template <int NW>
__global__ __launch_bounds__(NW * 64) void conv3x3_wgrad_v2_kernel(const W2Args a) {
    using Q = CW<NW>;
    extern __shared__ __attribute__((aligned(16))) char smem[];
    const int tid = threadIdx.x, lane = tid & 63;
    const int wave = __builtin_amdgcn_readfirstlane(tid >> 6);
    const int wci = wave & 1, hf = (wave >> 1) & 1, par = NW == 8 ? wave >> 2 : 0;

    int bid = xcd_remap(blockIdx.x, gridDim.x);
    const int blocks = a.co_blocks * a.ci_blocks;
    const int blk = bid % blocks, split = bid / blocks;
    const int cib = blk % a.ci_blocks, cob = blk / a.ci_blocks;
    const int t_begin = split * a.tiles_per_split;
    const int t_end = min(a.ntiles, t_begin + a.tiles_per_split);

    unsigned dy_off[Q::NDY];
#pragma unroll
    for (int j = 0; j < Q::NDY; ++j) {
        const int i = (NW * j + wave) * 64 + lane;
        const int r = i / C::DY_SLOTS, sl = i % C::DY_SLOTS;
        const int s = sl ^ (((r >> 1) & 1) << 2);
        dy_off[j] = (unsigned)((((r >> 5) * a.W + (r & 31)) * a.lddy + s * 8) * 2);
    }
    unsigned x_off[Q::NX], x_flag[Q::NX];
#pragma unroll
    for (int j = 0; j < Q::NX; ++j) {
        const int i = (NW * j + wave) * 64 + lane;
        const int p = i >> 3, sl = i & 7;
        const int hy = p / C::HALO_W, hx = p - hy * C::HALO_W;
        const int s = sl ^ (((hx >> 1) & 1) << 2);
        x_off[j] = p < C::HALO_PIX ? (unsigned)(((hy * a.W + hx) * a.ldx + s * 8) * 2) : kWuOOB;
        x_flag[j] = (hy == 0 ? 1u : 0u) | (hx == 0 ? 2u : 0u) | (hx == C::HALO_W - 1 ? 4u : 0u);
    }

    const unsigned smem_base = (unsigned)(uintptr_t)(__attribute__((address_space(3))) char*)smem;
    const unsigned dy_img_bytes = (unsigned)((size_t)a.H * a.W * a.lddy * 2);
    const unsigned x_img_bytes = (unsigned)((((size_t)a.H * a.W + a.W) * a.ldx + 64) * 2);
    wu_rsrc_t rs_dy = wu_make_rsrc(a.dy, 0), rs_x = rs_dy;
    unsigned so_dy = 0, so_x = 0, border_f = 0;
    int f_tx = 0, f_ty = 0, f_n = 0;
    {
        int tt = t_begin;
        f_tx = tt % a.tiles_x; tt /= a.tiles_x;
        f_ty = tt % a.tiles_y;
        f_n = tt / a.tiles_y;
    }
    auto set_fetch_tile = [&](bool step) __attribute__((always_inline)) {
        if (step) {
            ++f_tx;
            if (f_tx == a.tiles_x) { f_tx = 0; ++f_ty; }
            if (f_ty == a.tiles_y) { f_ty = 0; ++f_n; }
        }
        const int tx = f_tx, ty = f_ty, n = f_n;
        const int oh0 = ty * C::TH, ow0 = tx * 32;
        rs_dy = wu_make_rsrc(a.dy + (size_t)n * a.H * a.W * a.lddy + cob * 64, dy_img_bytes);
        so_dy = (unsigned)__builtin_amdgcn_readfirstlane((oh0 * a.W + ow0) * a.lddy * 2);
        rs_x = wu_make_rsrc(a.x + ((long long)n * a.H * a.W - (a.W + 1)) * a.ldx + cib * 64, x_img_bytes);
        so_x = (unsigned)__builtin_amdgcn_readfirstlane((oh0 * a.W + ow0) * a.ldx * 2);
        border_f = (unsigned)__builtin_amdgcn_readfirstlane((int)((oh0 == 0 ? 1u : 0u) | (ow0 == 0 ? 2u : 0u) | (ow0 + 32 >= a.W ? 4u : 0u)));
    };
    auto issue_piece = [&](int j, int buf) __attribute__((always_inline)) {
        const unsigned lds = smem_base + buf * C::BUF;
        if (j < Q::NDY) {
            wu_dma16b(dy_off[j], rs_dy, so_dy, __builtin_amdgcn_readfirstlane(lds + (NW * j + wave) * 1024));
        } else {
            const int jj = j - Q::NDY;
            const unsigned vo = (x_flag[jj] & border_f) ? kWuOOB : x_off[jj];
            wu_dma16b(vo, rs_x, so_x, __builtin_amdgcn_readfirstlane(lds + C::DY_BYTES + (NW * jj + wave) * 1024));
        }
    };

    const int g16 = lane >> 4, i16 = lane & 15, q = i16 >> 2, pp = i16 & 3, h = g16 >> 1;
    const int r_lane = 16 * par + 8 * h + q;
    int a_lane[2];
#pragma unroll
    for (int m = 0; m < 2; ++m) {
        const int cb = (32 * m + 16 * (g16 & 1) + 4 * pp) * 2;
        a_lane[m] = r_lane * C::DY_ROW + (cb ^ (((q >> 1) & 1) << 6));
    }
    int b_lane[3];
#pragma unroll
    for (int kw = 0; kw < 3; ++kw) {
        const int cb = (32 * wci + 16 * (g16 & 1) + 4 * pp) * 2;
        b_lane[kw] = C::DY_BYTES + r_lane * 128 + (cb ^ ((((q + kw) >> 1) & 1) << 6));
    }

    f32x16_t acc[9];
#pragma unroll
    for (int t = 0; t < 9; ++t)
#pragma unroll
        for (int i = 0; i < 16; ++i) acc[t][i] = 0.f;
    float bs[8];
#pragma unroll
    for (int e = 0; e < 8; ++e) bs[e] = 0.f;
    const bool do_bias = (cib == 0) && (a.bslab != nullptr);

    unsigned long long t_wait = 0, t_bar = 0, t_comp = 0, t_mark = 0, t_k0 = 0, t_r0 = 0;
#define WU_STAMP(v) do { if (a.dbg) { const unsigned long long t_ = __builtin_readcyclecounter(); v += t_ - t_mark; t_mark = t_; } } while (0)
    if (a.dbg) { t_mark = t_k0 = __builtin_readcyclecounter(); t_r0 = __builtin_amdgcn_s_memrealtime(); }
    auto tile_loop = [&](auto hf_tag) __attribute__((always_inline)) {
        constexpr int HF = decltype(hf_tag)::value;
        if (t_begin < t_end) {
            set_fetch_tile(false);
#pragma unroll
            for (int j = 0; j < Q::NDY + Q::NX; ++j) issue_piece(j, 0);
        }
        for (int tile = t_begin; tile < t_end; ++tile) {
            const int buf = (tile - t_begin) & 1;
            dma_wait_all();
            WU_STAMP(t_wait);
            __syncthreads();
            WU_STAMP(t_bar);
            const bool more = tile + 1 < t_end;
            if (more) set_fetch_tile(true);
            if (more && !a.dma_interleave) {
#pragma unroll
                for (int j = 0; j < Q::NDY + Q::NX; ++j) issue_piece(j, buf ^ 1);
            }
            const char* lds = smem + buf * C::BUF;
            if (do_bias) {
                const int c8 = tid & 7;
#pragma unroll
                for (int r = tid >> 3; r < C::P; r += NW * 8) {
                    const uint4 v = *(const uint4*)(lds + r * C::DY_ROW + ((c8 ^ (((r >> 1) & 1) << 2)) << 4));
                    float f[8];
                    unpack16<bf16_t>(v, f);
#pragma unroll
                    for (int e = 0; e < 8; ++e) bs[e] += f[e];
                }
            }
            compute_tile<HF, Q::PARS>(lds, a_lane, b_lane, acc, [&](int g) __attribute__((always_inline)) {
                if (more && a.dma_interleave && 2 * g < Q::NDY + Q::NX) {
                    issue_piece(2 * g, buf ^ 1);
                    issue_piece(2 * g + 1, buf ^ 1);
                }
            });
            WU_STAMP(t_comp);
        }
    };
    if (hf == 0) tile_loop(std::integral_constant<int, 0>{});
    else tile_loop(std::integral_constant<int, 1>{});
    if (a.dbg && lane == 0) {
        unsigned long long* d = a.dbg + ((size_t)blockIdx.x * 8 + wave) * 8;
        d[0] = t_wait; d[1] = t_comp; d[2] = __builtin_readcyclecounter() - t_k0; d[3] = __builtin_amdgcn_s_memrealtime() - t_r0;
        d[4] = t_bar; d[5] = 0; d[6] = (unsigned long long)(t_end - t_begin); d[7] = 0;
    }
#undef WU_STAMP
    __syncthreads();

    if (NW == 8) {
        float* red = (float*)smem + (size_t)(wave & 3) * 144 * 64;
        if (par == 1) {
#pragma unroll
            for (int t = 0; t < 9; ++t)
#pragma unroll
                for (int i = 0; i < 16; ++i) red[(t * 16 + i) * 64 + lane] = acc[t][i];
        }
        __syncthreads();
        if (par == 0) {
#pragma unroll
            for (int t = 0; t < 9; ++t)
#pragma unroll
                for (int i = 0; i < 16; ++i) acc[t][i] += red[(t * 16 + i) * 64 + lane];
        }
        __syncthreads();
    }

    if (par == 0) {
        const int l31 = lane & 31, lh = lane >> 5;
        float* sl = a.slab + (size_t)split * a.Cin;
        const size_t rs = (size_t)a.splits * a.Cin;
        const int ci = cib * 64 + 32 * wci + l31;
#pragma unroll
        for (int t = 0; t < 9; ++t) {
            const int tap = t == 8 ? 4 : (hf ? 5 + (t >> 1) : (t >> 1));
            const int m = t == 8 ? hf : (t & 1);
#pragma unroll
            for (int i = 0; i < 16; ++i) {
                const int co = cob * 64 + 32 * m + (i & 3) + 8 * (i >> 2) + 4 * lh;
                sl[((size_t)tap * a.Cout + co) * rs + ci] = acc[t][i];
            }
        }
    }
    if (do_bias) {
        float* red = (float*)smem;
#pragma unroll
        for (int e = 0; e < 8; ++e) red[tid * 8 + e] = bs[e];
        __syncthreads();
        if (tid < 64) {
            float s = 0.f;
            for (int j = 0; j < NW * 8; ++j) s += red[(j * 8 + (tid >> 3)) * 8 + (tid & 7)];
            a.bslab[(size_t)split * a.Cout + cob * 64 + tid] = s;
        }
    }
}

}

· · · · ·

#### Task prompt:
The reply should hold only the lines from the beginning of the listing above through the line with "const int tid", each one written exactly as it appears.

#### Solved exercise:
template <int NW>
__global__ __launch_bounds__(NW * 64) void conv3x3_wgrad_v2_kernel(const W2Args a) {
    using Q = CW<NW>;
    extern __shared__ __attribute__((aligned(16))) char smem[];
    const int tid = threadIdx.x, lane = tid & 63;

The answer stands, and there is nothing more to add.